Database Systems: The Complete Book Solutions for Chapter 19

## Solutions for Section 19.1

### Exercise 19.1.1

The difference between strict and nonstrict locking for this example is only in the matter of whether the lock on A is released prior to the write of B. That is, the lock on A must be taken before r1(A). The lock on B can occur in any of the three positions prior to r1(B) (3 choices).

If locking is strict, then the two unlocks must occur, in either order, after the second write action. Thus, there are 6 orders for strict, 2-phase locking.

If locking is not strict, the unlock of B must occur after w1(B), but then the unlock of A can occur in any of the three positions after w1(A). Thus, there are 9 orders if strictness is not required, and 3 of these must be nonstrict.

### Exercise 19.1.2(a)

T1 wrote only B, but that value was later read by T3. Thus, T3 must be rolled back. T3 wrote D, but no transaction has read D, so no further rollbacks are needed.

### Exercise 19.1.4(a)

Revised 5/3/04.

Each transaction reads only one element, so the question is, does it read from the other? If so, then in order for the schedule to be recoverable, it must commit after the other as well. That is, the two constraints on the schedule can be expressed:

1. If r1(C) follows w2(C) then c1 must follow c2.
2. If r2(B) follows w1(B) then c2 must follow c1.

The partial orders that violate (1) look like:

```o->o->o->o
|      ^
v      |
o->o->o->o
```

With a little effort, we can find that there are 12 orders for the eight nodes involved.
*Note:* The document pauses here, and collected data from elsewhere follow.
int cyc_kmeans_stats_dev(cyc_kmeans_plan p, const double* C, double* stats_out, void* stream) {
  CYC_REQUIRE(p != nullptr && C != nullptr, "plan and centers must not be null");
  std::lock_guard<std::mutex> g(p->mu);
  hipStream_t st = cyc::as_stream(stream);
  int rc;
  if (is_cos(p)) {
    if ((rc = p->cosCn.reserve(sizeof(double) * (size_t)p->k))) return rc;
    const double* cn = (const double*)p->cosCn.ptr;
    hipLaunchKernelGGL(k_row_norms, dim3((unsigned)((p->k + kNormRows - 1) / kNormRows)),
                       dim3(kNormRows), 0, st, C, (int64_t)p->k, p->d, (double*)p->cosCn.ptr);
    CYC_LAUNCH_CHECK("k_row_norms");
    if ((rc = cos_enqueue(p, cn, p->k >= 2, nullptr, 0, st))) return rc;
    if (p->dense_ok && (rc = cos_transpose(p, C, st))) return rc;
    if ((rc = cos_stats(p, C, cn, st))) return rc;
  } else {
    if ((rc = require_enqueue(p, C, nullptr, 0, st))) return rc;
    if ((rc = do_stats(p, C, st))) return rc;
  }
  if (stats_out)
    CYC_HIP(hipMemcpyAsync(stats_out, p->stats.ptr, sizeof(double) * ((size_t)p->k * (p->k + 1) / 2),
                           hipMemcpyDeviceToDevice, st));
  return is_cos(p) ? cos_check(p) : require_check(p, 0);
}

int cyc_kmeans_rows_create(cyc_kmeans_plan p, const double* X, int64_t n, void* stream,
                           cyc_kmeans_rows* out) {
  CYC_REQUIRE(p != nullptr && out != nullptr, "plan and out must not be null");
  CYC_REQUIRE(n >= 0, "n >= 0");
  CYC_REQUIRE(X != nullptr || n == 0, "X must not be null");
  auto* r = new cyc_kmeans_rows_s();
  r->X = X;
  r->n = n;
  r->d = p->d;
  r->usable = p->d <= cyc::km8::kMaxD && p->ktp8 > 0;
  r->cosine = is_cos(p);
  if (r->usable && n > 0) {
    int rc;
    hipStream_t st = cyc::as_stream(stream);
    if ((rc = r->img.reserve((size_t)n * cyc::km8::image_row_bytes(p->d))) ||
        (rc = r->meta.reserve(sizeof(int2) * (size_t)n))) {
      delete r;
      return rc;
    }
    if (r->cosine) {
      cyc::DeviceBuffer xn;
      if ((rc = r->unorm.reserve(sizeof(double) * (size_t)n)) ||
          (rc = xn.reserve(sizeof(double) * (size_t)n))) {
        delete r;
        return rc;
      }
      hipLaunchKernelGGL(k_row_norms, dim3((unsigned)((n + kNormRows - 1) / kNormRows)),
                         dim3(kNormRows), 0, st, X, n, p->d, (double*)xn.ptr);
      CYC_LAUNCH_CHECK("k_row_norms");
      rc = cyc::km8::rows_quantize(X, n, p->d, r->img.ptr, (int2*)r->meta.ptr, st,
                                   (const double*)xn.ptr, (double*)r->unorm.ptr);
      if (!rc && hipStreamSynchronize(st) != hipSuccess) rc = CYC_ERR_HIP;
    } else {
      if ((rc = r->unorm.reserve(sizeof(double) * (size_t)n))) {
        delete r;
        return rc;
      }
      rc = cyc::km8::rows_quantize(X, n, p->d, r->img.ptr, (int2*)r->meta.ptr, st, nullptr,
                                   (double*)r->unorm.ptr);
    }
    if (rc) {
      delete r;
      return rc;
    }
  }
  *out = r;
  return CYC_OK;
}

int cyc_kmeans_rows_destroy(cyc_kmeans_rows rows) {
  delete rows;
  return CYC_OK;
}

int64_t cyc_kmeans_rows_bytes(cyc_kmeans_rows rows) {
  return rows ? (int64_t)(rows->img.bytes + rows->meta.bytes) : 0;
}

The orders that violate (2) are similar; they have the constraints:

```o->o->o->o
|   ^
v   |
o->o->o->o
```

There are 10 of these. Since there are {8 choose 4} = 70 orders in all, 48 of them are recoverable.

## Solutions for Section 19.2

### Exercise 19.2.1(a)

```                _____________________
|                   |
A    |                   v    B
T_0 ----> T1       T2 ----> T3 ----> Tf
| |          A       ^         ^
| |__________________|         |
|              A               |
|______________________________|
```

Above is the polygraph. We have labeled with A the arcs due to the reading of A, and likewise for B. The two unlabeled arcs are second-phase requirements that the other writers of B --- T1 and T2 --- not interfere with the reading of B. by the final ``transaction'' Tf.

Clearly, T3 must come last in an view-serializable schedule, but there is no required ordering of T1 and T2. Notice that conflict-serializability would require T1 to precede T2, because their writes of B cannot swap places.

### Exercise 19.2.2(a)

For conflict-equivalent schedules, the three writes must remain in order, but the three reads may be moved anywhere, as long as they precede the write by the same transaction.

Start with the three writes. We can only place r1(A) prior to w1(B). Next, we can place r2(A) in any of the three positions prior to w2(B). At the last step, there are now five places where we can put r3(A) prior to w3(B). Thus, there are 15 conflict-equivalent schedules.

For view-serializable orders, there are the above 15, and another 15 in which w1(B) is placed after w2(B). Intuitively, we can do so because neither T1 nor T2 have their value of B read, so the order in which they write doesn't matter.

## Solutions for Section 19.3

### Exercise 19.3.1(a)

All locks are granted until w3(B). Now, T3 has to wait for T2, which has a shared lock on B, and the waits-for graph is
```     T3 ----> T2
```

At the next step, T2 must wait for T1, which has a lock on C. The waits-for graph is:

```     T3 ----> T2 ----> T1
```

Next, w4(A) causes T4 to wait for T1. There is still no cycle, and the waits-for graph is:

```     T3 ----> T2 ----> T1 <---- T4
```

Finally, T1 tries to write D. It cannot get the exclusive lock on D that it needs, because T3 holds a shared lock on D. If we allowed T1 to wait, the graph would be:

```     T3 ----> T2 ----> T1 <---- T4
^                   |
|___________________|
```

Thus, T1 must abort and relinquish its locks. At that time, T2 and T4 can each get the locks they need. When T2 finishes, T3 can proceed.

### Exercise 19.3.7

Suppose T1 is a transaction that tries to lock elements A and B in that order. There are also an indefinitely long sequence of transactions T2, T3,... that lock B and then A.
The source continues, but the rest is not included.